======== PROVIDED RECORDS ========

struct PtScene {
  pt::Scene scene;
  explicit PtScene(const std::string& f) : scene(f) {}
};

int pt_scene_load(const char* path, int res_w, int res_h, PtScene** out) {
  if (!path || !out) return pt_fail("pt_scene_load: null argument");
  try {
    PtScene* s = new PtScene(path);
    if (res_w > 0 && res_h > 0) s->scene.overrideResolution(res_w, res_h);
    s->scene.applyInitialCameraState();
    *out = s;
    return 0;
  } catch (const std::exception& e) {
    return pt_fail("pt_scene_load: %s", e.what());
  }
}
void pt_scene_free(PtScene* s) { delete s; }
int pt_scene_desc(const PtScene* s, PtSceneDesc* out) {
  if (!s || !out) return pt_fail("pt_scene_desc: null argument");
  *out = s->scene.desc();
  return 0;
}
int pt_scene_iterations(const PtScene* s) { return s ? (int)s->scene.state.iterations : 0; }
const char* pt_scene_image_name(const PtScene* s) { return s ? s->scene.state.imageName.c_str() : ""; }

int pt_build_bvh(const PtGeom* geoms, int num_geoms, PtBVHNode* out, int cap) {
  std::vector<PtBVHNode> nodes;
  pt::buildBVH(geoms, num_geoms, nodes);
  if (out) std::memcpy(out, nodes.data(), sizeof(PtBVHNode) * std::min<size_t>(nodes.size(), (size_t)std::max(cap, 0)));
  return (int)nodes.size();
}

int pt_traversal_boxes(const PtGeom* geoms, int num_geoms, const float camera_position[3], float* boxes) {
  if (!geoms || num_geoms <= 0 || !camera_position || !boxes) return pt_fail("pt_traversal_boxes: null argument");
  pt::ThreadedBvh bvh = pt::threaded_bvh(geoms, num_geoms);
  double olo[3], ohi[3];
  pt::origin_region(bvh.ref[0].bmin, bvh.ref[0].bmax, camera_position, olo, ohi);
  const int tightened = pt::tighten_sphere_leaves(bvh.nodes, geoms, olo, ohi);
  for (const ptd::Node& n : bvh.nodes)
    if (n.geom >= 0) std::memcpy(boxes + 6 * (size_t)n.geom, n.bmin, 12), std::memcpy(boxes + 6 * (size_t)n.geom + 3, n.bmax, 12);
  return tightened;
}

int pt_build_grid(const PtGeom* geoms, int num_geoms, int forced, PtGridInfo* info, uint32_t* cell_start, PtGridRecord* records) {
  if (!geoms || num_geoms <= 0 || !info) return pt_fail("pt_build_grid: null argument");
  const pt::ThreadedBvh bvh = pt::threaded_bvh(geoms, num_geoms);
  std::memset(info, 0, sizeof(*info));
  info->num_leaves = num_geoms;
  if (!forced && (int)bvh.nodes.size() < pt::kGridNodes) return 0;
  pt::Grid gr;
  if (!pt::build_grid(bvh.nodes, geoms, num_geoms, bvh.ref[0].bmin, bvh.ref[0].bmax, 0.0, 0.0, forced != 0, gr)) return 0;
  for (int a = 0; a < 3; ++a) info->res[a] = gr.shape.res[a], info->origin[a] = gr.shape.gmin[a], info->cell_size[a] = gr.shape.cs[a];
  info->pad = gr.shape.pad;
  info->num_cells = (int32_t)(gr.start.size() - 1);
  info->num_records = (int32_t)gr.items.size();
  if (cell_start) std::memcpy(cell_start, gr.start.data(), gr.start.size() * sizeof(uint32_t));
  static_assert(sizeof(PtGridRecord) == sizeof(ptd::Node), "PtGridRecord mirrors the device record");
  if (records) std::memcpy(records, gr.items.data(), gr.items.size() * sizeof(ptd::Node));
  return 1;
}
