constexpr int kDiagWords = 8;
constexpr int kFeatCoopTail = 8;
constexpr int kFeatExt = kFeatExtBit;
constexpr int kFeatFrontier = 32;

constexpr int kFeatFused = 64;
constexpr int kFeatWin32 = 128;
constexpr int kFeatPad = 256;
constexpr int kFeatQ1 = 4096;
constexpr int kFeatQ2 = 8192;
constexpr int kFeatHalf = 2048;
constexpr int kFeatWide = 1024;
constexpr int kFeatAccel = 512;
constexpr int kFeatQuery = 16384;
constexpr int kFeatSolo = 32768;
constexpr unsigned kHeavyLaneMark = kLearnHeavyMark;

__device__ __forceinline__ void store_hit(float4* h, float t, int tri, V3 n, V3 p) {
    h[0] = make_float4(t, __int_as_float(tri), n.x, n.y);
    h[1] = make_float4(n.z, p.x, p.y, p.z);
}
__device__ __forceinline__ bool finite3(V3 a) {
    return fabsf(a.x) < __builtin_inff() && fabsf(a.y) < __builtin_inff() && fabsf(a.z) < __builtin_inff();
}

template <bool COUNT>
__device__ __forceinline__ void heavy_pixel(const TraceArgs& a, int f, int lx, int ly, int lyo, uint4* F) {
    const int lane = threadIdx.x & 63;
    const int end = a.scene.end;
    unsigned long long c_seg = 0, c_node = 0, c_tri = 0, c_mat = 0;
    if (lx < a.tw && ly < a.th && (a.list_stride == 0 || a.band_list[f * a.list_stride + ly / a.band_h] >= 0)) {
        uint32_t seed;
        V3 o, d;
        primary_ray(a, f, a.x0 + lx, frame_row(a, f, ly), seed, o, d);
        V3 att = {1.0f, 1.0f, 1.0f};
        V3 fin = {0.0f, 0.0f, 0.0f};
        int rounds = 0;
        for (int b = 0; b < a.max_bounces; ++b) {
            float closest = kTMax;
            int hit = -1;
            const V3 inv = {1.0f / d.x, 1.0f / d.y, 1.0f / d.z};
            if (COUNT) {
                ++c_seg;
                if (end > 0) ++c_node;
            }
            if (end > 0) {
                int p = 0;
                bool pl = false;
                if (!frontier_walk<COUNT>(a.scene.nodes, a.scene.leafs, a.scene.pairs, end, p, pl, o, d, inv, closest,
                                          hit, c_node, c_tri, F, rounds))
                    while (p < end) p = node_step<COUNT>(a.scene.nodes, a.scene.leafs, p, pl, o, d, inv, closest, hit,
                                                         c_node, c_tri);
            }
            if (hit < 0) {
                fin = vmul(att, sky_color(d));
                break;
            }
            if (COUNT) ++c_mat;
            const V3 hp = vadd(o, vscale(d, closest));
            const V3 nrm = hit_normal(a.scene.norms, hit, d);
            const float4 M = a.scene.mats[kShadeStride * hit];
            V3 nd;
            if (!scatter(M, d, nrm, seed, nd)) break;
            att = vmul(att, V3{M.x, M.y, M.z});
            o = hp;
            d = nd;
        }
        if (lane == 0) write_pixel(a, lx, lyo, fin);
    }
    if (COUNT) {
        if (lane != 0) c_seg = c_node = c_tri = c_mat = 0;
        flush_counters(a.counters, c_seg, c_node, c_tri, c_mat);
    }
}

typedef uint32_t u32x8 __attribute__((ext_vector_type(8)));
__device__ __forceinline__ u32x8 srec(const float4* __restrict__ walk, unsigned byte) {
    typedef const __attribute__((address_space(4))) char* cbytes;
    return *(const __attribute__((address_space(4))) u32x8*)((cbytes)walk + byte);
}
template <bool COUNT, bool DIAG, bool QRY>
__device__ __forceinline__ void solo_walk(const float4* __restrict__ walk, int L, unsigned sb, unsigned se, bool sl,
                                          bool any_hit, V3 o, V3 d, V3 inv, float& closest, int& hit, bool& incons,
                                          float& lim, unsigned long long& c_node, unsigned long long& c_tri,
                                          unsigned long long& d_iters) {
    const bool me = (int)(threadIdx.x & 63) == L;
    unsigned cn = 0, ct = 0, steps = 0;
    for (;;) {
        const u32x8 R = srec(walk, sb);
        u32x8 T;
        if (sl) T = srec(walk, sb + 32u);
        const uint32_t aw = R[3], bw = R[7];
        float te;
        bool ind;
        slab(make_float4(__uint_as_float(R[0]), __uint_as_float(R[1]), __uint_as_float(R[2]), 0.f),
             make_float4(__uint_as_float(R[4]), __uint_as_float(R[5]), __uint_as_float(R[6]), 0.f), o, inv, te, ind);
        const bool hb = ((__ballot(ind && accel_enter_lim(te, lim, aw)) >> L) & 1ull) != 0ull;
        const unsigned tb = sb + (sl ? 64u : 32u);
        sb = (hb || sl) ? tb : (aw << 5);
        const bool nl = (hb && !sl) ? (int)bw < 0 : (int)aw < 0;
        if (COUNT && hb && !sl) cn += 2;
        if (DIAG) ++steps;
        if (hb && sl) {
            if (COUNT) ++ct;
            float t;
            const bool tv = tri_test(make_float4(__uint_as_float(bw), __uint_as_float(T[0]), __uint_as_float(T[1]), 0.f),
                                     make_float4(__uint_as_float(T[2]), __uint_as_float(T[3]), __uint_as_float(T[4]), 0.f),
                                     make_float4(__uint_as_float(T[5]), __uint_as_float(T[6]), __uint_as_float(T[7]), 0.f),
                                     o, d, t) &&
                            accel_take(t, (int)(aw & kTri), closest, hit);
            if (((__ballot(tv) >> L) & 1ull) != 0ull && me) {
                closest = t;
                hit = (int)(aw & kTri);
                incons = t < te;
                lim = accel_lim(t);
            }
        }
        sl = nl;
        if (!(sb < se)) break;
        if (QRY && any_hit && ((__ballot(hit >= 0 && !incons) >> L) & 1ull) != 0ull) break;
    }
    if (me) {
        if (COUNT) {
            c_node += cn;
            c_tri += ct;
        }
        if (DIAG) d_iters += steps;
    }
}
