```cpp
__global__ __launch_bounds__(256) void k_describe_given(Plan P, const uint8_t* __restrict__ gray,
                                                        const uint8_t* __restrict__ pyr, const uint8_t* __restrict__ blur,
                                                        const mo_keypoint* __restrict__ kps, int n, const int* __restrict__ n_dev,
                                                        int n_stride, uint8_t* __restrict__ desc) {
    const int lane = threadIdx.x & 63, frame = blockIdx.y;
    const int k = blockIdx.x * 4 + (threadIdx.x >> 6);
    const int cap = n;
    if (n_dev) n = min(n, n_dev[(size_t)frame * n_stride]);
    if (k >= n) return;
    mo_keypoint kp = kps[(size_t)frame * cap + k];
    const int L = kp.octave;
    const LevelInfo lv = P.lv[L];
    float inv = 1.f / lv.scale;
    int cx = __float2int_rn(kp.x * inv), cy = __float2int_rn(kp.y * inv);
    const uint8_t* img = level_ptr(P, L, gray, pyr, frame);
    const uint8_t* bl = blur + (size_t)frame * P.blur_stride + lv.boff;
    rbrief_wave<true>(bl, lv.bpitch, img, lv.pitch, lv.w, lv.h, cx, cy, kp.angle, desc + ((size_t)frame * cap + k) * 32, lane);
}

int orb_launch_describe_given(mo_ctx* c, const uint8_t* d_gray, const mo_keypoint* d_kps, int n, uint8_t* d_desc, const int* d_n, int batch,
                              int n_stride) {
    if (n <= 0) return MO_OK;
    const Plan& P = c->plan;
    hipLaunchKernelGGL(k_describe_given, dim3((n + 3) / 4, batch), dim3(256), 0, c->stream, P, d_gray, c->pb.d_pyr, c->pb.d_blur, d_kps,
                       n, d_n, n_stride, d_desc);
    HIPCHK(c, hipGetLastError());
    return MO_OK;
}
```

Baseline: 126,400.

## Compute BRIEF descriptor with one wavefront per keypoint using ballot bits

Phase C now gives each keypoint a whole 64-lane wavefront. Each lane evaluates four of the 256 pattern comparisons, keeping the pattern points in registers loaded from constant memory, and `__ballot` packs the results into the 32-byte descriptor. A single lane writes it with two 16-byte stores. The LDS pattern table and its setup go away. The atan2 orientation moves out of the group-wide phase A into per-keypoint phase B, which also precomputes the sample base offset with float-magic rounding tricks. The costs are more scalar readfirstlane traffic and a dependence on exact bit tricks for the rounding and offsets.

```diff
diff --git a/visual-slam_amd/csrc/orb_kernels.hip b/visual-slam_amd/csrc/orb_kernels.hip
--- a/visual-slam_amd/csrc/orb_kernels.hip
+++ b/visual-slam_amd/csrc/orb_kernels.hip
@@ -1241,6 +1241,7 @@
     }
 }
 typedef uint32_t dt_u32x4 __attribute__((ext_vector_type(4)));
+typedef dt_u32x4 dt_u32x4_a4 __attribute__((aligned(4)));
 template <int NP>
 __device__ __forceinline__ void tile_lane16(int pitch, int ry0, int cx_al, int nrows, int ncols, int tid, uint32_t& goff, uint32_t& loff, int& rows_left,
                                             uint32_t& last) {
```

========

• _YOUR OBJECTIVE_: What is asked for is an exact copy of the lines above from the one containing "PtScene* s = new PtScene(path);" through the one containing "camera_position, olo, ohi);", and only those.

• _OUTPUT FOR THIS EXERCISE_:
    PtScene* s = new PtScene(path);
    if (res_w > 0 && res_h > 0) s->scene.overrideResolution(res_w, res_h);
    s->scene.applyInitialCameraState();
    *out = s;
    return 0;
  } catch (const std::exception& e) {
    return pt_fail("pt_scene_load: %s", e.what());
  }
}
void pt_scene_free(PtScene* s) { delete s; }
int pt_scene_desc(const PtScene* s, PtSceneDesc* out) {
  if (!s || !out) return pt_fail("pt_scene_desc: null argument");
  *out = s->scene.desc();
  return 0;
}
int pt_scene_iterations(const PtScene* s) { return s ? (int)s->scene.state.iterations : 0; }
const char* pt_scene_image_name(const PtScene* s) { return s ? s->scene.state.imageName.c_str() : ""; }

int pt_build_bvh(const PtGeom* geoms, int num_geoms, PtBVHNode* out, int cap) {
  std::vector<PtBVHNode> nodes;
  pt::buildBVH(geoms, num_geoms, nodes);
  if (out) std::memcpy(out, nodes.data(), sizeof(PtBVHNode) * std::min<size_t>(nodes.size(), (size_t)std::max(cap, 0)));
  return (int)nodes.size();
}

int pt_traversal_boxes(const PtGeom* geoms, int num_geoms, const float camera_position[3], float* boxes) {
  if (!geoms || num_geoms <= 0 || !camera_position || !boxes) return pt_fail("pt_traversal_boxes: null argument");
  pt::ThreadedBvh bvh = pt::threaded_bvh(geoms, num_geoms);
  double olo[3], ohi[3];
  pt::origin_region(bvh.ref[0].bmin, bvh.ref[0].bmax, camera_position, olo, ohi);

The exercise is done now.